Knowledge of genotype-phenotype associations provides the foundation for the translational components of this program: early identification and intervention, individualized management and interprofessional approaches. Students have the option of focusing primarily on basic sciences aspects, on clinical translations, or on both.

This program leverages ASU's strong research and clinical expertise across clinical linguistics and its expertise in the biosciences and translational clinical sciences. Collaborating units at ASU include the Biodesign Institute, the School of Life Sciences, the College of Health Solutions with its many subspecialties such as bioinformatics, the Department of Psychology and many others.

Upon completion of this doctoral concentration, graduates have the skills to discover and understand networks of genotype-phenotype associations and to contribute to more effective clinical management of communication disorders using preventative, targeted and interprofessional methods.

At A Glance

Speech and Hearing Science (Translational Genetics of Communication Abilities), PhD

Plan of study

The Plan of study is the required curriculum to complete the program.

View Plan of Study

GRE Waivers

GRE waivers for the PhD in speech and hearing science (translational genetics of communication abilities) program can be requested. Our admissions committee takes a holistic approach to reviewing each applicant's background and relevant experience. To be considered for a GRE waiver, contact CHSgrad@asu.edu.

Admission requirements

Applicants must fulfill the requirements of both the Graduate College and the College of Health Solutions.

Applicants are eligible to apply to the program if they have earned a bachelor's degree in a related field and do not wish to earn a clinical master's degree, or if they have earned a master's degree or equivalent in speech and hearing science, psychology, linguistics or a related discipline from a regionally accredited institution.

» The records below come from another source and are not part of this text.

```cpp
int dispatch_gemm(const GemmArgs& a, int nbatch, hipStream_t stream) {
    bya_gemm_plan p;
    plan_gemm(a, nbatch, &p);
    if (p.m0 > 0) {
        GemmArgs lo = a, hi = a;
        lo.M = p.m0;
        hi.M = a.M - p.m0;
        hi.A += (long long)p.m0 * a.lda;
        hi.C += (long long)p.m0 * a.ldc;
        if (hi.res) hi.res += (long long)p.m0 * a.ldres;
        if (hi.bias_rowscale) hi.bias_rowscale += p.m0;
        hi.gate_split = a.gate_split > p.m0 ? a.gate_split - p.m0 : 0;
        const int rc = launch_path(p.path, lo, 1, stream);
        return rc != BYA_OK ? rc : launch_path(p.tail, hi, 1, stream);
    }
    return launch_path(p.path, a, nbatch, stream);
}
}


extern "C" int bya_gemm_skinny_bf16(const void* A, const void* W, const void* bias, void* C, const void* res,
                                    const bya_gemm_desc* d, hipStream_t stream) {
    if (!A || !W || !C || !d) return BYA_ERR_SHAPE;
    if (d->M <= 0 || d->N <= 0 || d->K <= 0 || d->batch <= 0) return BYA_ERR_SHAPE;
    if (d->act < 0 || d->act > 6) return BYA_ERR_UNSUPPORTED;
    GemmArgs a;
    a.A = (const bf16_t*)A; a.W = (const bf16_t*)W; a.bias = (const bf16_t*)bias; a.C = (bf16_t*)C;
    a.res = (const bf16_t*)res; a.gate0 = nullptr; a.gate1 = nullptr;
    a.M = d->M; a.N = d->N; a.K = d->K;
    a.lda = d->lda; a.ldw = d->ldw; a.ldc = d->ldc; a.ldres = d->ldres;
    a.a_bs = d->a_batch_stride; a.c_bs = d->c_batch_stride; a.res_bs = d->res_batch_stride;
    a.gate_bs = 0; a.gate_split = 0; a.act = d->act; a.leaky = 0.01f;
    a.n_split = d->n_split; a.c_split_stride = d->c_split_stride;
    a.bias_rowscale = d->bias_rowscale; a.alpha = d->alpha == 0.0f ? 1.0f : d->alpha;
    a.ws_counters = nullptr; a.ws_slabs = nullptr;
    if (!skinny_eligible(a)) return BYA_ERR_UNSUPPORTED;
    return launch_skinny(a, d->batch, stream);
}
```

### bind_your_avatar_implementation_amd/csrc/gemm_common.h

```cpp
#pragma once
#include "bya_common.h"
#include "../../include/bya.h"

namespace {

struct GemmArgs {
    const bf16_t* A; const bf16_t* W; const bf16_t* bias; bf16_t* C; const bf16_t* res;
    const bf16_t* gate0; const bf16_t* gate1;
    int M, N, K;
    int lda, ldw, ldc, ldres;
    long long a_bs, c_bs, res_bs, gate_bs;
    int gate_split;
    int act;
    float leaky;
    int n_split;
    long long c_split_stride;
    const float* bias_rowscale;
    float alpha;
    float* ws_slabs;
    unsigned* ws_counters;
    int gm = 4;
    const bf16_t* qkn_w[2] = {nullptr, nullptr};
    const bf16_t* qkn_b[2] = {nullptr, nullptr};
    const float* qkn_cos = nullptr; const float* qkn_sin = nullptr;
// ... 39 lines not shown
        case 1: f(IntTag<1>{}); break;
        case 2: f(IntTag<2>{}); break;
        case 3: f(IntTag<3>{}); break;
        case 4: f(IntTag<4>{}); break;
        case 5: f(IntTag<5>{}); break;
        case 6: f(IntTag<6>{}); break;
        default: f(IntTag<0>{}); break;
    }
}

template <int ACT, int NI, int NJ, int IB = NI>
__device__ __forceinline__ void epilogue_block(const GemmArgs& p, int z, int m_base, int n_base, const f32x4 (&acc)[NI][NJ]) {
    static_assert(NI % IB == 0, "burst size must divide the tile");
    const bool has_res = p.res != nullptr, has_gate = p.gate0 != nullptr, has_bias = p.bias != nullptr;
    const bool has_rs = p.bias_rowscale != nullptr;
    const __amdgpu_buffer_rsrc_t rsR = __builtin_amdgcn_make_buffer_rsrc(
        (void*)((has_res ? p.res : p.C) + (long long)z * p.res_bs), 0, 0x7fffffff, 0x00020000);
    const __amdgpu_buffer_rsrc_t rsC = __builtin_amdgcn_make_buffer_rsrc(
        (void*)(p.C + (long long)z * p.c_bs), 0, 0x7fffffff, 0x00020000);
    const char* g0base = reinterpret_cast<const char*>(p.gate0 + (long long)z * p.gate_bs);
    const char* g1base = reinterpret_cast<const char*>(p.gate1 + (long long)z * p.gate_bs);
    float rs[NJ];
    bool mok[NJ];
    uint32_t roff[NJ], coff[NJ];
#pragma unroll
    for (int j = 0; j < NJ; ++j) {
        const int m = m_base + 16 * j;
        mok[j] = m < p.M;
        const uint32_t mc = mok[j] ? (uint32_t)m : 0u;
        rs[j] = has_rs ? p.bias_rowscale[(long long)z * p.M + mc] : 1.0f;
        roff[j] = mok[j] ? mc * (uint32_t)(p.ldres * 2) : 0xffffffffu;
        coff[j] = mok[j] ? mc * (uint32_t)(p.ldc * 2) : 0xffffffffu;
    }
#pragma unroll
    for (int ib = 0; ib < NI; ib += IB) {
        u32x2 bv[IB], g0[IB], g1[IB], rv[IB][NJ];
        bool nok[IB];
        uint32_t ncb[IB];
#pragma unroll
        for (int ii = 0; ii < IB; ++ii) {
            const int n4 = n_base + 16 * (ib + ii);
            nok[ii] = n4 < p.N;
            ncb[ii] = nok[ii] ? (uint32_t)n4 * 2u : 0u;
            bv[ii] = has_bias ? *reinterpret_cast<const u32x2*>(reinterpret_cast<const char*>(p.bias) + ncb[ii]) : u32x2{0u, 0u};
            if (has_gate) {
                g0[ii] = *reinterpret_cast<const u32x2*>(g0base + ncb[ii]);
                g1[ii] = *reinterpret_cast<const u32x2*>(g1base + ncb[ii]);
            }
            if (has_res) {
#pragma unroll
                for (int j = 0; j < NJ; ++j)
                    rv[ii][j] = __builtin_bit_cast(u32x2, __builtin_amdgcn_raw_buffer_load_b64(
                        rsR, mok[j] ? roff[j] + ncb[ii] : 0xffffffffu, 0, 0));
            }
        }
#pragma unroll
        for (int ii = 0; ii < IB; ++ii) {
            const int n4 = n_base + 16 * (ib + ii);
            uint32_t colb = (uint32_t)n4 * 2u;
            if (p.n_split > 0) colb = ((uint32_t)(n4 / p.n_split) * (uint32_t)p.c_split_stride + (uint32_t)(n4 % p.n_split)) * 2u;
            const float b4[4] = {bflo(bv[ii][0]), bfhi(bv[ii][0]), bflo(bv[ii][1]), bfhi(bv[ii][1])};
#pragma unroll
            for (int j = 0; j < NJ; ++j) {
                const int m = m_base + 16 * j;
                float v[4];
#pragma unroll
                for (int e = 0; e < 4; ++e)
                    v[e] = p.alpha * apply_act<ACT>(fmaf(rs[j], b4[e], acc[ib + ii][j][e]), p.leaky);
                if (has_gate) {
                    const u32x2 gv = m < p.gate_split ? g0[ii] : g1[ii];
                    v[0] *= bflo(gv[0]); v[1] *= bfhi(gv[0]); v[2] *= bflo(gv[1]); v[3] *= bfhi(gv[1]);
                }
                if (has_res) {
                    v[0] += bflo(rv[ii][j][0]); v[1] += bfhi(rv[ii][j][0]);
                    v[2] += bflo(rv[ii][j][1]); v[3] += bfhi(rv[ii][j][1]);
                }
                u32x2 o;
                o[0] = pack2bf(v[0], v[1]);
                o[1] = pack2bf(v[2], v[3]);
                __builtin_amdgcn_raw_buffer_store_b64(o, rsC, (mok[j] && nok[ii]) ? coff[j] + colb : 0xffffffffu, 0, 0);
            }
        }
    }
}

template <int OFF, typename T>
__device__ __forceinline__ void ds_read128(T& dst, uint32_t addr) {
    static_assert(sizeof(T) == 16, "one ds_read_b128");
    asm volatile("ds_read_b128 %0, %1 offset:%2" : "=v"(dst) : "v"(addr), "i"(OFF));
}

inline long long gemm_span_bytes(const GemmArgs& a, int M, bool res) {
    const long long ld = res ? a.ldres : a.ldc;
    const long long col = (!res && a.n_split > 0) ? (long long)(a.N / a.n_split - 1) * a.c_split_stride + a.n_split - 1
                                                  : (long long)a.N - 1;
    return ((long long)(M - 1) * ld + col) * 2 + 16;
}

inline bool gemm_rows_reachable(const GemmArgs& a, int M) {
    constexpr long long REACH = 0x7fffffffLL;
    return gemm_span_bytes(a, M, false) < REACH && (!a.res || gemm_span_bytes(a, M, true) < REACH);
}

inline int gemm_chunk_rows(const GemmArgs& a) {
    if (gemm_rows_reachable(a, a.M)) return a.M;
    int chunk = a.M;
    while (chunk > 256 && !gemm_rows_reachable(a, chunk)) chunk = ((chunk / 2 + 255) / 256) * 256;
    return gemm_rows_reachable(a, chunk) ? chunk : 0;
}
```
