@@ -1180,8 +1191,7 @@
         const u64 excl = s->cfg.contig_end_exclusion;
         const u64 ghist_cap = (u64)R + nT + 1;
         if (want_hist) HIPCHK(s->d_ghist.reserve((size_t)ghist_cap, st));
-        time_begin(s, COV_K_GENOME);
-        hipLaunchKernelGGL(k_genome_init, dim3((nG + 255u) / 256u), dim3(256), 0, st, s->d_genomes.p, nG);
+        hipLaunchKernelGGL(k_genome_init, dim3((nG + 255u) / 256u), dim3(256), 0, st, s->d_genomes.p, nG, s->d_glob.p, (int)COV_K_GENOME);
         if (n_seg) hipLaunchKernelGGL(k_genome_reduce, dim3((n_seg + 3u) / 4u), dim3(256), 0, st, (const DevContig *)s->d_ctg.p, (const u32 *)s->d_tlen.p, excl, gt, s->d_genomes.p);
         if (want_id && !(s->cfg.want & COV_WANT_IDENTITY_PRIMARY_ONLY))
             hipLaunchKernelGGL(k_genome_identity, dim3(nG), dim3(64), 0, st, (const DevContig *)s->d_ctg.p, gt, s->d_genomes.p);
@@ -1198,10 +1208,10 @@
         DevGenomeStats *gstats = reinterpret_cast<DevGenomeStats *>(s->d_gout.p);
         float *gest = reinterpret_cast<float *>(s->d_gout.p + (size_t)nG * sizeof(DevGenomeStats));
         if (nG >= 65536u)
-            hipLaunchKernelGGL(k_genome_estimate_lanes, dim3((nG + 255u) / 256u), dim3(256), 0, st, (const DevGenome *)s->d_genomes.p, nG, (const u64 *)s->d_ghist.p, s->est, gest, gstats);
+            hipLaunchKernelGGL(k_genome_estimate_lanes, dim3((nG + 255u) / 256u), dim3(256), 0, st, (const DevGenome *)s->d_genomes.p, nG, (const u64 *)s->d_ghist.p, s->est, gest, gstats, s->d_glob.p, (int)COV_K_GENOME);
         else
-            hipLaunchKernelGGL(k_genome_estimate, dim3((nG + 3u) / 4u), dim3(256), 0, st, (const DevGenome *)s->d_genomes.p, nG, (const u64 *)s->d_ghist.p, s->est, gest, gstats);
-        time_end(s, COV_K_GENOME);
+            hipLaunchKernelGGL(k_genome_estimate, dim3((nG + 3u) / 4u), dim3(256), 0, st, (const DevGenome *)s->d_genomes.p, nG, (const u64 *)s->d_ghist.p, s->est, gest, gstats, s->d_glob.p, (int)COV_K_GENOME);
+        s->k_launches[COV_K_GENOME]++;
         HIPCHK(hipGetLastError());
         HIPCHK(hipMemcpyAsync(s->h_gout, s->d_gout.p, (size_t)nG * (sizeof(DevGenomeStats) + s->est.n * sizeof(float)), hipMemcpyDeviceToHost, st));
     }
@@ -1228,6 +1238,7 @@
         }
     }
     HIPCHK(hipStreamSynchronize(st));
+    HostStamp hs("finish_once behind the synchronise");
     memcpy(&s->h_glob, s->h_res, sizeof(DevGlobal));
     if (s->h_glob.cx_total > s->d_cx_runs.cap) {
         const uint64_t need = s->h_glob.cx_total + s->h_glob.cx_total / 8 + 1024;
@@ -1236,8 +1247,11 @@
         again = true;
         return COV_OK;
     }
-    for (int k = 0; k < COV_K_COUNT; k++)
-        if (s->k_launches[k]) (void)hipEventElapsedTime(&s->k_ms[k], k == COV_K_IDENTITY ? s->ev[k][0] : s->ev_begin[k], s->ev[k][1]);
+    for (int k = 0; k <= COV_K_GENOME; k++)
+        if (s->k_launches[k]) {
+            if (k == COV_K_IDENTITY) (void)hipEventElapsedTime(&s->k_ms[k], s->ev_identity[0], s->ev_identity[1]);
+            else s->k_ms[k] = stamped_ms(s, s->h_glob, k);
+        }
 
     {
         const uint64_t ncig = s->adopted ? s->adopted_ncig : s->n_cigar;
@@ -1251,10 +1265,11 @@
         s->last_chist_total = 0; s->hist_compacted = false; s->est_valid = false; s->gen_valid = true; s->finished = true;
         return COV_OK;
     }
+    cov_summary own_summary;
+    if (!summary) summary = &own_summary;
     const cov_status cst = convert_results(s, s->h_glob, s->h_ctg, R, stats, summary, s->spill.inflight, s->spill.records);
     if (cst != COV_OK) return cst;
-    s->last_chist_total = 0;
-    if (want_hist) for (u32 c = 0; c < nT; c++) s->last_chist_total += stats[c].hist_len;
+    s->last_chist_total = want_hist ? summary->hist_total : 0;
     s->hist_compacted = compacted;
     s->est_valid = s->est.n != 0 && !s->have_mask;
     s->gen_valid = genomes;
@@ -2314,7 +2329,7 @@
     s->grp_launches = 0;
     if (R < 2) return COV_OK;
     const bool mates = s->mates_valid == s->n_records && s->mates_valid != 0;
-    hipEvent_t *ev = s->ev[COV_K_GROUP];
+    hipEvent_t *ev = s->ev_group;
     hipEvent_t ev_mid[2] = {nullptr, nullptr};
     DevBuf<u32> d_flag, d_hist, d_key[2], d_idx[2]; DevBuf<u64> d_cnt;
     struct Rel { std::function<void()> f; ~Rel() { f(); } } rel{[&] {
@@ -2380,7 +2395,7 @@
         fprintf(stderr, "[covermhip] group: %u records, %u passes, %llu moved; order check %.3f ms, sort %.3f ms, gather %.3f ms\n", R, P, (unsigned long long)moved, s->grp_ms[1], s->grp_ms[2],
                 s->grp_ms[3]);
     if (n_moved) *n_moved = moved;
-    s->finished = false; s->depth_all_valid = false; s->ev_fresh = -1;
+    s->finished = false; s->depth_all_valid = false;
     return COV_OK;
 }
 
@@ -2467,10 +2482,10 @@
         const uint8_t *mask = s->have_mask ? (const uint8_t *)s->d_mask.p : (const uint8_t *)nullptr;
         const u32 hb = (s->n_targets + 1023u) / 1024u;
         HIPCHK(s->d_hist_top.reserve(hb, s->stream));
-        hipLaunchKernelGGL((k_hist_sum<1>), dim3(hb), dim3(1024), 0, s->stream, (const DevContig *)s->d_ctg.p, s->n_targets, s->d_tlen.p, mask, (u64)s->cfg.contig_end_exclusion, s->d_hist_top.p);
+        hipLaunchKernelGGL((k_hist_sum<1>), dim3(hb), dim3(1024), 0, s->stream, (const DevContig *)s->d_ctg.p, s->n_targets, s->d_tlen.p, mask, (u64)s->cfg.contig_end_exclusion, s->d_hist_top.p, s->d_glob.p, (int)TG_NONE);
         hipLaunchKernelGGL((k_hist_off<1>), dim3(hb), dim3(1024), 0, s->stream, s->d_ctg.p, s->n_targets, s->d_tlen.p, mask, (u64)s->cfg.contig_end_exclusion, (const u64 *)s->d_hist_top.p, s->d_glob.p);
         hipLaunchKernelGGL(k_hist_compact, dim3((s->n_targets + 3u) / 4u), dim3(256), 0, s->stream, s->d_ctg.p, s->n_targets, s->d_tlen.p,
-                           (u64)s->cfg.contig_end_exclusion, s->d_arena.p, s->d_chist.p);
+                           (u64)s->cfg.contig_end_exclusion, s->d_arena.p, s->d_chist.p, s->d_glob.p, (int)TG_NONE);
         HIPCHK(hipGetLastError());
         s->hist_prefetched = 0; s->hist_compacted = true;
     }
@@ -2656,6 +2671,7 @@
     if (s->have_mask) { s->err = "cov_fetch_estimates: with a target mask the entries are genomes: aggregate on the host"; return COV_ERR_STATE; }
     const size_t nf = (size_t)s->n_targets * s->est.n;
     if (nf && !out) return COV_ERR_INVALID_ARG;
+    HostStamp hs("cov_fetch_estimates");
     if (nf) memcpy(out, s->h_estf, nf * sizeof(float));
     return COV_OK;
 }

Applicants must have a minimum cumulative GPA of 3.00 (scale is 4.00 = "A") in the last 60 hours of their first bachelor's degree program, or applicants must have a minimum cumulative GPA of 3.00 (scale is 4.00 = "A") in an applicable master's degree program.

All applicants must submit:

  1. graduate admission application and application fee
  2. official transcripts
  3. application cover letter and personal statement
  4. GRE scores
  5. three letters of recommendation
  6. resume or curriculum vitae
  7. proof of English proficiency

Additional Application Information
An applicant whose native language is not English must provide proof of English proficiency regardless of current residency.

Applicants must demonstrate a strong interest in translational genetics as indicated in the applicant's written statement of academic and professional goals

Typically, applicants have completed a master's or AuD degree or equivalent in speech and hearing science, psychology, linguistics or a related discipline. Applicants with a bachelor's degree, strong research interests and a strong academic record also are considered. Applicants who wish to study the genetics of a certain communication disorder but lack undergraduate or graduate level training in communication disorders are required to take relevant courses in the college.

Students should see the program website for application deadlines.

Professional letters of recommendation must be from three individuals who are familiar with the applicant's academic record and should contain contact information for the recommenders.